Poster Session 2
Celine Huynh, BS
Medical Student
Oregon Health and Science University
Portland, Oregon, United States
Sarah K. Dzubay, BS (she/her/hers)
MD-MPH student
Oregon Health & Science University
Portland, Oregon, United States
Megha Arora, BS
MD-MPH Student
Oregon Health & Science University
Portland, OR, United States
Jacqueline M. Powell, MD (she/her/hers)
University of Wisconsin School of Medicine and Public Health
Madison, WI, United States
Aaron B. Caughey, MD, PhD
Professor and Chair
Oregon Health & Science University
Portland, Oregon, United States
To examine outcomes and the cost-effectiveness of immediate delivery at 34 weeks’ gestation versus expectant management to 35, 36, and 37 weeks in the setting of preterm premature rupture of membranes (PPROM).
Study Design:
A decision-analytic model was built using TreeAge software to compare outcomes of immediate delivery versus expectant management to 35, 36, and 37 weeks in a theoretical cohort of 35,913 pregnant people with PPROM at 34 weeks.
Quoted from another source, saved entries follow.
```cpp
static int relocate_empty(LloydScratch &sc, const void *X, int dtype, int64_t N, int d, int k, int kmax,
                          int nblocks, const uint8_t *labels, const double *mean_h, const void *wdev = nullptr,
                          int w_dtype = OFC_F32)
{
    hipStream_t s = sc.stream;
    const int NV = lloyd_record_len(kmax, d);
    std::vector<double> tot(NV);
// ... 135 lines not shown
    for (int f = 0; f < d; f++) mean_h[f] = hbuf[f] / Ng;
    OFC_HIP(hipMemcpyAsync(st->mean, mean_h, sizeof(double) * d, hipMemcpyHostToDevice, s));

    double c0[LLOYD_KMAX * LLOYD_DMAX];
    for (int j = 0; j < k * d; j++) c0[j] = init[j] - mean_h[j % d];
    OFC_HIP(hipMemcpyAsync(st->centers, c0, sizeof(double) * k * d, hipMemcpyHostToDevice, s));
    const int prune = wdev ? LLOYD_PRUNE_OFF : prune_policy_for(dtype, N, d, k);
    if (prune) {
        const size_t need = (size_t)(N >> 6) * 16;
        if (sc.tile_box.bytes < need) {
            OFC_TRY(sc.tile_box.alloc(need));
            OFC_TRY(sc.tile_sum.alloc(need));
            OFC_TRY(sc.tile_sq.alloc(need / 2));
        }
    }
    for (double &v : sc.prune_stats) v = 0;
    OFC_TRY(launch_lloyd_set_centers(st, k, d, s, prune));
    bool strict = false, labelled = false, stop = false;
    int tiles_next = LLOYD_TILES_FULL;
    const bool trace = getenv("OFC_LLOYD_TRACE") != nullptr;
    int it = 0;
    const int *halt = &st->halt;
    double *tot_local = dist_has_comm() ? sc.tot_local.as<double>() : tot;
    int window = 4;
    while (it < max_iter && !stop) {
        const int nwin = std::min(window, max_iter - it);
        window = std::min(2 * window, LLOYD_WINDOW);
        for (int w = 0; w < nwin; w++) sc.status[w].valid = 0;
        for (int w = 0; w < nwin; w++) {
            const int tiles = (prune && !labelled) ? (it + w == 0 ? 1 : 2) : 0;
            if (tiles == 1) {
                OFC_TRY(launch_lloyd_tiles((const float *)X, N, k, st, nullptr, nullptr, nullptr, nullptr,
                                           sc.partial.as<double>(), nblocks, LLOYD_WHAT_PROBE, nullptr, s));
                OFC_TRY(launch_lloyd_tiles((const float *)X, N, k, st, sc.tile_box.p, sc.tile_sum.p, sc.tile_sq.p, nullptr,
                                           sc.partial.as<double>(), nblocks, LLOYD_WHAT_META, nullptr, s));
                OFC_TRY(launch_reduce_records(sc.partial.as<double>(), nblocks, 2, sc.tile_meta.as<double>(), s));
            }
            if (tiles)
                OFC_TRY(launch_lloyd_tiles((const float *)X, N, k, st, sc.tile_box.p, sc.tile_sum.p, sc.tile_sq.p, nullptr,
                                           sc.partial.as<double>(), nblocks, LLOYD_WHAT_SWEEP,
                                           tiles == 1 ? sc.tile_meta.as<double>() : nullptr, s));
            else if (wdev)
                OFC_TRY(launch_lloyd_assign_w(X, dtype, wdev, w_dtype, N, d, k, st, labels_dev, sc.partial.as<double>(),
                                              nblocks, labelled ? 1 : 3, it + w == 0, s));
            else
                OFC_TRY(launch_lloyd_assign(X, dtype, N, d, k, st, labels_dev, sc.partial.as<double>(), nblocks,
                                            labelled ? 1 : 3, it + w == 0, s));
            OFC_TRY(launch_reduce_records(sc.partial.as<double>(), nblocks, NV, tot_local, s, halt));
            OFC_TRY(dist_allreduce_f64(tot_local, tot, NV, DIST_SUM, s));
            OFC_TRY(launch_lloyd_update(st, tot, k, d, 0, labelled, it + w == 0, Ng, tol_rel, sc.status_dev + w, s, tiles));
        }
        OFC_HIP(hipStreamSynchronize(s));
        int done = nwin;
        for (int w = 0; w < nwin; w++) {
            LloydStatus &S = sc.status[w];
            if (!S.valid) { set_error("internal: Lloyd iteration %d did not run", it + w); return OFC_EHIP; }
            if (trace)
                fprintf(stderr, "[ofc lloyd] it %d tiles_mode %d tested %.0f pure %.0f shift %.3e empty %d\n", it + w,
                        S.tiles_mode, S.tiles_tested, S.tiles_pure, S.shift_tot, S.n_empty);
            if (S.tiles_mode != -1) {
                tiles_next = S.tiles_next;
                sc.prune_stats[0] += 1;
                if (S.tiles_mode == LLOYD_TILES_PRUNED) {
// ... 20 lines not shown
                OFC_TRY(launch_lloyd_update(st, tot, k, d, 1, was_labelled, it + w == 0, Ng, tol_rel, sc.status_dev + w, s));
                OFC_HIP(hipStreamSynchronize(s));
                done = w + 1;
                if (S.converged) { strict = S.strict != 0; it += w; stop = true; }
                break;
            }
            if (S.converged) { strict = S.strict != 0; it += w; stop = true; break; }
        }
        if (!stop) it += done;
    }
    if (!stop) it = max_iter - 1;
    const bool final_tiles = !strict && prune && !labelled && tiles_next == LLOYD_TILES_PRUNED;
    sc.prune_stats[5] = final_tiles ? 1 : 0;
    if (final_tiles)
        OFC_TRY(launch_lloyd_tiles((const float *)X, N, k, st, sc.tile_box.p, sc.tile_sum.p, sc.tile_sq.p, labels_dev,
                                   sc.partial.as<double>(), nblocks, LLOYD_WHAT_FINAL, nullptr, s));
    else if (!strict && wdev)
        OFC_TRY(launch_lloyd_assign_w(X, dtype, wdev, w_dtype, N, d, k, st, labels_dev, sc.partial.as<double>(), nblocks, 2, 0, s));
    else if (!strict)
        OFC_TRY(launch_lloyd_assign(X, dtype, N, d, k, st, labels_dev, sc.partial.as<double>(), nblocks, 2, 0, s));
    else if (wdev)
        OFC_TRY(launch_lloyd_inertia_w(X, dtype, wdev, w_dtype, N, d, st, labels_dev, sc.partial.as<double>(), nblocks, s));
    else
        OFC_TRY(launch_lloyd_inertia(X, dtype, N, d, st, labels_dev, sc.partial.as<double>(), nblocks, s));
    OFC_TRY(launch_reduce_records(sc.partial.as<double>(), nblocks, 1, tot, s));
    OFC_TRY(dist_allreduce_f64(tot, 1, DIST_SUM, s));
    double in = 0, cfin[LLOYD_KMAX * LLOYD_DMAX];
    OFC_HIP(hipMemcpyAsync(&in, tot, sizeof(double), hipMemcpyDeviceToHost, s));
    OFC_HIP(hipMemcpyAsync(cfin, st->centers, sizeof(double) * k * d, hipMemcpyDeviceToHost, s));
    OFC_HIP(hipStreamSynchronize(s));
    for (int j = 0; j < k * d; j++) centers[j] = cfin[j] + mean_h[j % d];
    if (inertia) *inertia = in;
    if (n_iter) *n_iter = it + 1;
    return OFC_OK;
}

static int lloyd_predict_dev(int device, const void *X, int dtype, int64_t N, int d, int k,
                             const double *centers, uint8_t *labels_dev)
{
    OFC_TRY(ensure_device(device));
// ... 31 lines not shown
    return lloyd_fit_dev(device, X_dev, dtype, N, d, k, init, max_iter, tol_rel, centers, labels_dev, inertia, n_iter);
}

int ofc_bench_lloyd_sweep(int device, const float *X_dev, int64_t N, int k, const double *centers, const double *mean,
                          int what, int iters, float *ms_per_launch)
{
    OFC_REQUIRE(X_dev && centers && mean && ms_per_launch && iters >= 1 && N >= 64, "bad arguments");
    OFC_REQUIRE(what >= 0 && what <= 5, "what = %d outside 0..5", what);
    if (!lloyd_tiles_supported(OFC_F32, 2, k)) { set_error("k=%d outside 1..8", k); return OFC_EUNSUPPORTED; }
    OFC_TRY(ensure_device(device));
    LloydScratch &sc = scratch_for(device);
    std::lock_guard<std::mutex> lock(sc.mu);
    OFC_TRY(sc.init());
    hipStream_t s = sc.stream;
    const int nblocks = lloyd_grid(N);
    const size_t need = (size_t)(N >> 6) * 16;
    if (sc.tile_box.bytes < need) {
        OFC_TRY(sc.tile_box.alloc(need));
        OFC_TRY(sc.tile_sum.alloc(need));
        OFC_TRY(sc.tile_sq.alloc(need / 2));
    }
    if (sc.labels.bytes < (size_t)N) OFC_TRY(sc.labels.alloc((size_t)N));
    LloydState *st = sc.state.as<LloydState>();
    OFC_HIP(hipMemsetAsync(st, 0, sizeof(LloydState), s));
    double c0[LLOYD_KMAX * LLOYD_DMAX];
    for (int j = 0; j < k * 2; j++) c0[j] = centers[j] - mean[j % 2];
    OFC_HIP(hipMemcpyAsync(st->mean, mean, sizeof(double) * 2, hipMemcpyHostToDevice, s));
    OFC_HIP(hipMemcpyAsync(st->centers, c0, sizeof(double) * k * 2, hipMemcpyHostToDevice, s));
    OFC_TRY(launch_lloyd_set_centers(st, k, 2, s, LLOYD_PRUNE_ALWAYS));
    double *partial = sc.partial.as<double>();
    const float *X = X_dev;
    auto launch = [&]() -> int {
        switch (what) {
        case 0: return launch_lloyd_assign(X, OFC_F32, N, 2, k, st, sc.labels.as<uint8_t>(), partial, nblocks, 3, 0, s);
        case 1: case 5: return launch_lloyd_tiles(X, N, k, st, sc.tile_box.p, sc.tile_sum.p, sc.tile_sq.p, nullptr, partial, nblocks, LLOYD_WHAT_SWEEP, nullptr, s);
        case 2: return launch_lloyd_tiles(X, N, k, st, sc.tile_box.p, sc.tile_sum.p, sc.tile_sq.p, nullptr, partial, nblocks, LLOYD_WHAT_META, nullptr, s);
        case 3: return launch_lloyd_assign(X, OFC_F32, N, 2, k, st, sc.labels.as<uint8_t>(), partial, nblocks, 2, 0, s);
        default: return launch_lloyd_tiles(X, N, k, st, sc.tile_box.p, sc.tile_sum.p, sc.tile_sq.p, sc.labels.as<uint8_t>(), partial, nblocks, LLOYD_WHAT_FINAL, nullptr, s);
        }
    };
    if (what == 1 || what == 4 || what == 5) {
        OFC_TRY(launch_lloyd_tiles(X, N, k, st, sc.tile_box.p, sc.tile_sum.p, sc.tile_sq.p, nullptr, partial, nblocks, LLOYD_WHAT_META, nullptr, s));
        const int mode = what == 5 ? LLOYD_TILES_FULL : LLOYD_TILES_PRUNED;
        OFC_HIP(hipMemcpyAsync(&st->prune_mode, &mode, sizeof(int), hipMemcpyHostToDevice, s));
    }
    hipEvent_t e0, e1;
    OFC_HIP(hipEventCreate(&e0));
    OFC_HIP(hipEventCreate(&e1));
    for (int w = 0; w < 2; w++) OFC_TRY(launch());
    OFC_HIP(hipEventRecord(e0, s));
    for (int i = 0; i < iters; i++) OFC_TRY(launch());
    OFC_HIP(hipEventRecord(e1, s));
    OFC_HIP(hipEventSynchronize(e1));
    float ms = 0;
    OFC_HIP(hipEventElapsedTime(&ms, e0, e1));
    *ms_per_launch = ms / iters;
    (void)hipEventDestroy(e0);
    (void)hipEventDestroy(e1);
    return OFC_OK;
}

int ofc_lloyd_prune_stats(int device, double *out6)
{
    OFC_REQUIRE(out6, "null pointer");
    OFC_TRY(ensure_device(device));
    LloydScratch &sc = scratch_for(device);
    std::lock_guard<std::mutex> lock(sc.mu);
    for (int i = 0; i < 6; i++) out6[i] = sc.prune_stats[i];
    return OFC_OK;
}

int ofc_kmeans_fit_dev_stats(int device, const void *X_dev, int dtype, int64_t N, int d, int k, const double *init,
                             int max_iter, double tol_rel, const double *colsum, double *centers, uint8_t *labels_dev,
                             double *inertia, int *n_iter)
// ... 760 lines not shown
```

### opticalflowclustering_amd/csrc/lloyd_common.h

```cpp
#pragma once
#include "ofc_common.h"

#include <cmath>

namespace ofc {

constexpr int LLOYD_KMAX = 16;
constexpr int LLOYD_DMAX = 4;

struct LloydState {
    double mean[LLOYD_DMAX];
    double centers[LLOYD_KMAX * LLOYD_DMAX];
    double centers_new[LLOYD_KMAX * LLOYD_DMAX];
    double cn[LLOYD_KMAX];
    double tol;
    int halt;
    int pad;
    int prune_policy;
    int prune_mode;
    int prune_cooldown, prune_backoff;
};

enum { LLOYD_TILES_FULL = 0,
       LLOYD_TILES_PRUNED = 1,
// ... 15 lines not shown
    int tiles_next;
};

int lloyd_kmax(int k);
int launch_lloyd_colstats(const void *X, int dtype, int64_t N, int d, const double *mean, int pass,
                          double *partial, int nblocks, hipStream_t s);
int launch_reduce_records(const double *partial, int nblocks, int nv, double *out, hipStream_t s,
                          const int *halt = nullptr);
int launch_lloyd_assign(const void *X, int dtype, int64_t N, int d, int k, const LloydState *st,
                        uint8_t *labels, double *partial, int nblocks, int mode, int first, hipStream_t s);
constexpr int LLOYD_REC_EXTRA = 1 + LLOYD_DMAX + 2;
constexpr int LLOYD_NVMAX = LLOYD_KMAX * LLOYD_DMAX + LLOYD_KMAX + LLOYD_REC_EXTRA;
inline int lloyd_record_len(int kmax, int d) { return kmax * d + kmax + LLOYD_REC_EXTRA; }
enum { LLOYD_WHAT_SWEEP = 0, LLOYD_WHAT_META = 1, LLOYD_WHAT_FINAL = 2, LLOYD_WHAT_PROBE = 3 };
bool lloyd_tiles_supported(int dtype, int d, int k);
int launch_lloyd_tiles(const float *X, int64_t N, int k, const LloydState *st, void *box, void *tsum, void *tsq,
                       uint8_t *labels, double *partial, int nblocks, int what, const double *meta, hipStream_t s);
int launch_lloyd_update(LloydState *st, const double *tot, int k, int d, int after_reloc, int labelled, int first,
                        double n_total, double tol_rel, LloydStatus *status, hipStream_t s, int tiles = 0);
constexpr int LLOYD_WINDOW = 16;
int launch_lloyd_set_centers(LloydState *st, int k, int d, hipStream_t s, int prune_policy = 0);
int launch_lloyd_inertia(const void *X, int dtype, int64_t N, int d, const LloydState *st,
                         const uint8_t *labels, double *partial, int nblocks, hipStream_t s);
int launch_grid_assign_counts(const float *flow, const LloydState *st, int W, int H, int n_frames, int rows, int cols, int k,
                              int32_t *counts, double *sums, hipStream_t s);
inline int check_uv_model(int k, const double *mean, const double *centers_c)
{
    OFC_REQUIRE(centers_c, "null pointer");
    if (k < 1 || k > LLOYD_KMAX) {
        set_error("k=%d outside the kernel's range (1..%d)", k, LLOYD_KMAX);
// ... 56 lines not shown
```

### opticalflowclustering_amd/csrc/lloyd_tiles.hip

```cpp
#include "lloyd_common.h"

#include <algorithm>

namespace ofc {

typedef float v4f __attribute__((ext_vector_type(4)));
typedef double v2d __attribute__((ext_vector_type(2)));

template <int N> __device__ __forceinline__ int row_ror(int v)
{
    return __builtin_amdgcn_update_dpp(0, v, 0x120 + N, 0xf, 0xf, false);
}
template <int N> __device__ __forceinline__ float row_ror(float v) { return __int_as_float(row_ror<N>(__float_as_int(v))); }
template <int N> __device__ __forceinline__ double row_ror(double v)
{
    return __hiloint2double(row_ror<N>(__double2hiint(v)), row_ror<N>(__double2loint(v)));
}
__device__ __forceinline__ float row_min(float v)
{
    v = fminf(v, row_ror<8>(v)); v = fminf(v, row_ror<4>(v)); v = fminf(v, row_ror<2>(v)); return fminf(v, row_ror<1>(v));
}
__device__ __forceinline__ float row_max(float v)
{
    v = fmaxf(v, row_ror<8>(v)); v = fmaxf(v, row_ror<4>(v)); v = fmaxf(v, row_ror<2>(v)); return fmaxf(v, row_ror<1>(v));
// ... 184 lines not shown
        sq0 += x0 * x0;
        sq1 += x1 * x1;
    }
    for (int off = 32; off >= 1; off >>= 1) {
        sq0 += __shfl_down(sq0, off, 64);
        sq1 += __shfl_down(sq1, off, 64);
    }
    if (lane == 0) { s_red[wave][0] = sq0; s_red[wave][1] = sq1; }
    __syncthreads();
    if (tid < 2) partial[(size_t)blockIdx.x * 2 + tid] = ((s_red[0][tid] + s_red[1][tid]) + s_red[2][tid]) + s_red[3][tid];
}

enum { TILES_SWEEP = 0, TILES_FINAL = 1 };
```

Clinical outcomes included stillbirth, neonatal death, neurodevelopmental disorder, maternal mortality, healthy neonate, maternal sepsis leading to ICU admission, neonatal sepsis, NICU admission, costs and quality adjusted life years (QALYs). Probabilities, costs, and utilities were derived from literature.
Results:
In our cohort, expectant management resulted in fewer neonatal deaths, neurodevelopmental disorders, and NICU admissions, in addition to increasing the number of healthy neonates delivered across all expectant management weeks (Table 1). Conversely, expectant management was found to increase the number of cases of stillbirth, maternal mortality, maternal sepsis, and neonatal sepsis. Each increasing week of expectant management yielded additional QALYs but was associated with increased costs. In this comparison, the optimal outcome and most cost-effective was expectant management to 37 weeks. One-way sensitivity analysis for the cost of antepartum care revealed that when the cost of antepartum admission exceeded $54,267 then management up to 36 weeks became cost-effective as compared to waiting until 37 weeks. One-way sensitivity analysis for the cost of NICU stay demonstrated that at 16 times the NICU cost, expectant management to 36 weeks becomes dominated by 37 weeks.
Conclusion:
Management of PPROM at 34-36 weeks’ gestation remains controversial, with guidelines incorporating both immediate delivery and expectant management. The current model suggests that ongoing expectant management to 37 weeks may improve outcomes and be a cost-effective strategy.